You are correct on both counts.
Taking too much acetominophen or combining it with alcohol can cause liver damage or if certain amounts are taken, liver failure.
BUT that doesn't mean the acetominophen is inherently toxic to the liver. In fact it is less dangerous to the liver then NSAIDs. For people with advanced liver disease the only analgesic that should be used is acetominophen. "people with advanced liver disease are advised to totally avoid all NSAIDs." As stated in the article above, NSAIDs can worsen complications of advance liver disease which can cause life-threatening events.
ANY drug taken in excess can be dangerous. It is important to know how and when to take a drug and what the maximum dosage level is.
"My friend, who died of HepC/liver cancer, was told NOT to take Tylenol and to stick to ibuprofen."
I don't know why she was told that.
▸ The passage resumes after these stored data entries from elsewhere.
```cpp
template <int MODE>
__device__ __forceinline__ uint32_t event_word(const PieceCtx &pc, const ns_key &key, uint32_t a, uint32_t j) {
    if constexpr (MODE == MAT_HP_FINAL) return pc.wd[j];
    else { const u32x4 w = ns_draw(key, ST_SUB, pc.sid, a, j >> 2, 0); return ns_word(w, j & 3u); }
}
template <uint32_t TC>
struct __align__(16) TileLds {
    static constexpr uint32_t T_OUT_ = 1024u * TC;
    uint32_t mlut[17][4];
    uint2 ent[T_EV + 1];
    uint32_t eos[T_EV + 1];
    uint32_t hist[64 * TC];
    __align__(16) uint8_t out[1024u * TC + 16 + 64];
};
template <uint32_t TC>
__device__ __forceinline__ void tile_lds_init(TileLds<TC> &T, uint32_t lane) {
    for (uint32_t c = lane * 16; c < 1024u * TC + 16 + 64; c += 64 * 16) *reinterpret_cast<uint4 *>(&T.out[c]) = make_uint4(0, 0, 0, 0);
    if (lane < 17) {
#pragma unroll
        for (uint32_t k = 0; k < 4; ++k)
            T.mlut[lane][k] = lane <= 4 * k ? 0xffffffffu : lane >= 4 * k + 4 ? 0u : 0xffffffffu << (8 * (lane - 4 * k));
    }
}
#ifdef NS_ABLATE
#define NS_DBG(bit) (dbg & (bit))
#else
#define NS_DBG(bit) false
#endif
__device__ __forceinline__ uint32_t and_andn(uint32_t a, uint32_t b, uint32_t c) { return __builtin_amdgcn_bitop3_b32(a, b, c, 0x40); }
template <bool FASTQ, int MODE, uint32_t TC, bool REV, bool URACIL, typename Cold>
__device__ inline void materialise_piece(const DevRef &ref, TileLds<TC> &T, const PieceOut<REV> out, const ns_key &key,
                                         uint32_t a, const PieceCtx &pc, uint32_t lane, uint32_t dbg, const Cold &cold,
                                         uint32_t *__restrict__ cls) {
    constexpr bool CLSOUT = FASTQ && MODE != MAT_HP_SCRATCH;
    constexpr bool HPF = MODE == MAT_HP_FINAL;
    constexpr uint32_t T_OUT_ = 1024u * TC;
    uint32_t jb = 0;
    uint32_t L0_out = 0, L0_rp = 0, L0_pt = 3u << 12, L0_wd = 0, L0_j = 0;
    const uint8_t *seg0 = ref.bases + pc.chrom_base + pc.pos;
    const uint32_t wrap_at = (!HPF && pc.pos + pc.ref_len > pc.chrom_len) ? (uint32_t)(pc.chrom_len - pc.pos) : 0xffffffffu;
    const uint32_t fast_pl = wrap_at != 0xffffffffu ? 0u : 8u;
    auto base_at = [&](uint32_t x) -> uint32_t { const uint8_t *s = seg0; if (!HPF && x >= wrap_at) s -= cold.chrom_len(); return s[x]; };
    const uint32_t phi = out.phi();
    ns_event e_pre; e_pre.pos = 0; e_pre.info = 0; uint32_t w_pre = 0;
    if (lane < pc.n_ev) e_pre = pc.ev[lane];
    auto cached_word = [&](uint32_t j0) -> uint32_t { if (NS_DBG(64u)) return 0u; const uint32_t j = j0 + lane; return event_word<MODE>(pc, key, a, j < pc.n_ev ? j : 0u); };
    w_pre = cached_word(0u);
    uint32_t cls_carry = 0;
    for (uint32_t M0 = 0; M0 < pc.out_len;) {
        const uint32_t A0 = M0 - ((M0 - phi) & 15u);
        uint32_t M1 = min(A0 + T_OUT_, pc.out_len);
        const ns_event e = e_pre;
        const uint32_t e_wd = w_pre;
        const bool valid = jb + lane < pc.n_ev;
        const uint32_t os = ev_out_start(e), len = ns_ev_len(e.info), ty = ns_ev_type(e.info);
        const uint32_t e_pt = ev_letters(ty, len) | ty << 12, e_rp = ev_resume(e.pos, ty, len);
        if (jb + 63 < pc.n_ev) {
            const uint32_t os63 = (uint32_t)__builtin_amdgcn_readlane((int)os, 63);
            if (os63 < M1) {
                const uint32_t cut = A0 + ((os63 - A0) & ~15u);
                M1 = (int32_t)(cut - M0) > 0 ? cut : os63;
            }
        }
        const bool take = valid && os < M1;
        const uint32_t cnt = (uint32_t)__popcll(__ballot(take));
        if (M1 <= M0) {
            cls_carry = 0;
            M1 = min(M0 + T_OUT_, pc.out_len);
            uint32_t j2 = jb;
            while (j2 < pc.n_ev && ev_out_start(pc.ev[j2]) < M1) ++j2;
            cold.push(lane, M0, M1);
            if (j2 > jb) {
                const ns_event le = pc.ev[j2 - 1];
                const uint32_t ll = ns_ev_len(le.info), lt = ns_ev_type(le.info);
                L0_out = uni(ev_out_start(le)); L0_pt = uni(ev_letters(lt, ll) | lt << 12); L0_rp = uni(ev_resume(le.pos, lt, ll));
                L0_wd = uni(event_word<MODE>(pc, key, a, j2 - 1)); L0_j = uni(j2 - 1);
            }
            jb = uni(j2); M0 = M1;
            e_pre.pos = 0; e_pre.info = 0; w_pre = 0;
            if (jb + lane < pc.n_ev) e_pre = pc.ev[jb + lane];
            w_pre = cached_word(jb);
            continue;
        }
        const uint32_t nc = (M1 - A0 + 15u) >> 4;
        const uint32_t ekey = take ? (os <= M0 ? 0u : (os - A0 + 15u) >> 4) : 0xffffffffu;
        const uint32_t s1 = os + (e_pt & 0xfffu), y1 = e_rp - s1;
        {
            const uint32_t s0 = L0_out + (L0_pt & 0xfffu);
            T.ent[0] = make_uint2(s0, L0_rp - s0);
            if (take) T.ent[1 + lane] = make_uint2(s1, y1);
            T.eos[lane] = take ? os : 0xffffffffu;
        }
#pragma unroll
        for (uint32_t t = 0; t < TC; ++t) T.hist[64 * t + lane] = 0;
        const uint32_t jb_next = jb + cnt;
        e_pre.pos = 0; e_pre.info = 0; w_pre = 0;
        if (M1 < pc.out_len && jb_next + lane < pc.n_ev) e_pre = pc.ev[jb_next + lane];
        if (M1 < pc.out_len) w_pre = cached_word(jb_next);
        wave_sync();
        const uint32_t os_next = dpp_wave_shl1(0xffffffffu, take ? os : 0xffffffffu);
        {
            const uint32_t c_next = dpp_wave_shl1(0xffffffffu, ekey);
            if (ekey < 64 * TC && ekey != c_next) T.hist[ekey] = lane + 1u;
        }
        uint32_t osl = L0_out, ptl = L0_pt, rpl = L0_rp, wdl = L0_wd, jl = L0_j;
        if (cnt) {
            osl = (uint32_t)__builtin_amdgcn_readlane((int)os, (int)(cnt - 1));
            ptl = (uint32_t)__builtin_amdgcn_readlane((int)e_pt, (int)(cnt - 1));
            rpl = (uint32_t)__builtin_amdgcn_readlane((int)e_rp, (int)(cnt - 1));
            wdl = (uint32_t)__builtin_amdgcn_readlane((int)e_wd, (int)(cnt - 1));
            jl = jb + cnt - 1;
        }
        const uint8_t *tb = seg0 - 32;
        bool fast = true;
        if (!HPF && here(wrap_at) != 0xffffffffu) {
            const uint32_t pl0 = L0_pt & 0xfffu, ty0 = L0_pt >> 12, d0 = M0 - L0_out;
            const uint32_t x0 = (d0 < pl0 && ty0 == NS_INS) ? L0_rp : L0_rp + d0 - pl0;
            const uint32_t pll = ptl & 0xfffu, dl = M1 - osl;
            uint32_t x1 = dl <= pll ? rpl : rpl + (dl - pll);
            if (x1 < x0) x1 = x0;
            if (x0 >= wrap_at) tb -= cold.chrom_len();
            else if (x1 > wrap_at) fast = false;
        }
        if (!fast) {
            cls_carry = 0;
            cold.push(lane, M0, M1);
            L0_out = osl; L0_rp = rpl; L0_pt = ptl; L0_wd = wdl; L0_j = jl;
            jb = jb_next; M0 = M1;
            wave_sync();
            continue;
        }
        wave_sync();
        uint4 f[TC]; uint32_t fi[TC], fy[TC];
        {
            uint32_t scan_base = 0;
#pragma unroll
            for (uint32_t t = 0; t < TC; ++t) {
                const uint32_t ci = 64 * t + lane;
                const uint32_t incl = max(scan_base, wave_incl_max(T.hist[ci]));
                scan_base = (uint32_t)__builtin_amdgcn_readlane((int)incl, 63);
                f[t] = make_uint4(0, 0, 0, 0); fi[t] = 16u | 16u << 8; fy[t] = 0;
                if (ci < nc && !NS_DBG(1u) && !NS_DBG(256u)) {
                    const uint32_t cs = A0 + 16u * ci, p = ci == 0 ? M0 : cs;
                    const uint2 E = T.ent[incl];
                    const uint32_t nx = T.eos[incl];
                    const uint32_t st = max(p, E.x), en = min(nx, min(cs + 16u, M1));
                    if ((int32_t)(en - st) > 0) {
                        fi[t] = (st - cs) | (en - cs) << 8; fy[t] = E.y;
                        __builtin_memcpy(&f[t], tb + (E.y + cs + 32u), 16);
                    }
                }
            }
        }
        uint4 fe = make_uint4(0, 0, 0, 0); uint32_t ei0 = 16, ei1 = 16, eoc = 0;
        if (take && !NS_DBG(1u) && !NS_DBG(128u)) {
            const uint32_t c = (s1 - A0) >> 4, ecs = A0 + 16u * c;
            const uint32_t en = min(os_next, min(ecs + 16u, M1));
            if ((int32_t)(en - s1) > 0 && ekey > c) {
                eoc = 16u * c; ei0 = s1 - ecs; ei1 = en - ecs;
                __builtin_memcpy(&fe, tb + (y1 + ecs + 32u), 16);
            }
        }
        if (!NS_DBG(2u)) {
            const bool cont = lane == 63 && L0_out + (L0_pt & 0xfffu) > M0;
            const uint32_t b_os = cont ? L0_out : os, b_pt = cont ? L0_pt : e_pt, b_rp = cont ? L0_rp : e_rp;
            const uint32_t b_j = cont ? L0_j : jb + lane;
            uint32_t frac = cont ? L0_wd : e_wd;
            const uint32_t b_pl = b_pt & 0xfffu, b_ty = b_pt >> 12;
            const bool on = (take || cont) && b_pl;
            const uint32_t xs = b_rp - b_pl;
            const bool mis = b_ty == NS_MIS;
            bool fast_l = on && b_pl <= fast_pl && b_os >= M0 && b_os + b_pl <= M1;
            uint2 cur8 = make_uint2(0x41414141u, 0x41414141u);
            if (fast_l && mis) __builtin_memcpy(&cur8, seg0 + xs, 8);
            const uint64_t keep = b_pl >= 8u ? ~0ull : ~(~0ull << (8u * b_pl));
            if constexpr (!HPF) fast_l = fast_l && !(((uint64_t)cur8.x | (uint64_t)cur8.y << 32) & keep & 0x8080808080808080ull);
            if (fast_l) {
                uint32_t f3 = frac, L2[2];
#pragma unroll
                for (uint32_t g = 0; g < 2; ++g) {
                    const uint32_t cur4 = g ? cur8.y : cur8.x;
                    const uint32_t ins4 = ins_letters4(frac, g);
                    const uint32_t d0 = next_digit3(f3), d1 = next_digit3(f3), d2 = next_digit3(f3), d3 = next_digit3(f3);
                    const uint32_t d4 = d0 | d1 << 8 | d2 << 16 | d3 << 24;
                    const uint32_t vv = (cur4 >> 1) & 0x03030303u;
                    const uint32_t rank4 = (vv & 0x01010101u) << 1 | ((vv >> 1) & 0x01010101u);
                    const uint32_t ge = ((d4 | 0x80808080u) - rank4) & 0x80808080u;
                    const uint32_t mis4 = __builtin_amdgcn_perm(0u, 0x47435441u, d4 + (ge >> 7));
                    uint32_t letters = mis ? mis4 : ins4;
                    if constexpr (FASTQ) {
                        uint32_t cls4 = mis ? 0x01010101u * NS_CLS_MIS_BIT : 0x01010101u * NS_CLS_INS_BIT;
                        if constexpr (HPF) {
                            if (mis) cls4 = (frac & 1u) ? NS_CLS_MIS_BIT : (cur4 & (NS_CLS_MIS_BIT | NS_CLS_INS_BIT));
                            else if (g == 0 && (frac >> 31)) cls4 = (cls4 & ~0xffu) | NS_CLS_MIS_BIT;
                        }
                        letters |= cls4;
                    }
                    L2[g] = letters;
                }
                const uint64_t v = ((uint64_t)L2[0] | (uint64_t)L2[1] << 32) & keep;
                const uint32_t o = b_os - A0, sh = 8u * (o & 3u);
                const uint64_t lo64 = v << sh;
                const uint32_t top = (uint32_t)(((v >> 32) << sh) >> 32);
                uint8_t *w = &T.out[o & ~3u];
                lds_or32(w, (uint32_t)lo64); lds_or32(w + 4, (uint32_t)(lo64 >> 32)); lds_or32(w + 8, top);
            }
            if (on && !fast_l) {
                const uint32_t i_lo = b_os < M0 ? M0 - b_os : 0u;
                const uint32_t i_hi = min(b_pl, M1 - b_os);
                const uint32_t word0 = frac;
                for (uint32_t i = 0; i < i_hi; ++i) {
                    if (i && !(i & 15)) frac = payload_word(key, pc.sid, a, b_j, i >> 4);
                    uint32_t b;
                    if (b_ty == NS_INS) {
                        b = bases_atcg((frac >> (2 * (i & 15))) & 3u);
                        if constexpr (FASTQ) b |= (HPF && i == 0 && (word0 >> 31)) ? NS_CLS_MIS_BIT : NS_CLS_INS_BIT;
                    } else {
                        const uint32_t x = xs + i;
                        const uint32_t src = base_at(x);
                        if constexpr (HPF) {
                            b = mis_from_digit(src & ~(NS_CLS_MIS_BIT | NS_CLS_INS_BIT), next_digit3(frac));
                            if constexpr (FASTQ) b |= (word0 & 1u) ? NS_CLS_MIS_BIT : (src & (NS_CLS_MIS_BIT | NS_CLS_INS_BIT));
                        } else {
                            b = mis_from_digit(resolve_base(src, key, pc.sid, a, x), next_digit3(frac));
                            if constexpr (FASTQ) b |= NS_CLS_MIS_BIT;
                        }
                    }
                    if (i >= i_lo) T.out[b_os + i - A0] = (uint8_t)b;
                }
            }
        }
        if (cnt && ei0 < 16u && !NS_DBG(32u)) {
            const uint4 m0 = *reinterpret_cast<const uint4 *>(&T.mlut[ei0][0]), m1 = *reinterpret_cast<const uint4 *>(&T.mlut[ei1][0]);
            uint32_t a0 = and_andn(fe.x, m0.x, m1.x), a1 = and_andn(fe.y, m0.y, m1.y), a2 = and_andn(fe.z, m0.z, m1.z), a3 = and_andn(fe.w, m0.w, m1.w);
            if constexpr (!HPF) {
                if ((a0 | a1 | a2 | a3) & 0x80808080u) resolve16(a0, a1, a2, a3, 0xffffu, A0 + eoc + y1, key, pc.sid, a);
            }
// ... 89 lines not shown
```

Maybe she had a unique health issue going on at the time. The standard protocol for all persons with End-Stage Liver disease is if needed to only take acetominophen up to a maximum dose of 2,000 mg or 1,500 mg. That includes patients with liver cancer. This is the standard at all US Liver Transplant Centers and the standard treatment by all hepatologist treating patients with various degrees of cirrhosis. There is no debate on this issue. It has been the case for many many years.
"I prefer good old aspirin."
As Will said, for a person with little liver damage aspirin can be taken with adverse effects on the liver.
For a person with End-Stage Liver Disease a dose which is safe for a healthy person could cause kidney failure, massive internal bleeding and other nasty things that should be avoided at all costs.
Dr. Gish says to take up to 2000 mg a day of TYLENOL as needed - so that doesn't mean all the time by a long shot. But Tylenol is what he prescribes. And he says no Motrin, no Aleve, nothing but Tylenol for pain. He recommends Extra Strength Tylenol.
Anyone can take this as they wish to, of course. But I accept the expertise of Dr. Gish - my life is in his hands now.
I always tell the doctor or dentist that I can't take Acetaminophen if they're going to prescribe pain meds and they'll usually substitute Oxycodone or Percocet instead without a problem. My chart at the hospital states I can't take it too.
I have been taking a baby aspirin probably for a year now because I was concerned about my health. When I started tx my NP told me to stop the baby aspirin because my platelets were probably going to tank and they have (81). But she told me to take Tylenol for pain but no more than 2,000 mg per day. Also told me to take 2 tylenol before my shot to relieve any sx. I haven't had any sx to speak of so I just take 1 before my shot. As I get further into tx this will probably change but for now this is what I am doing.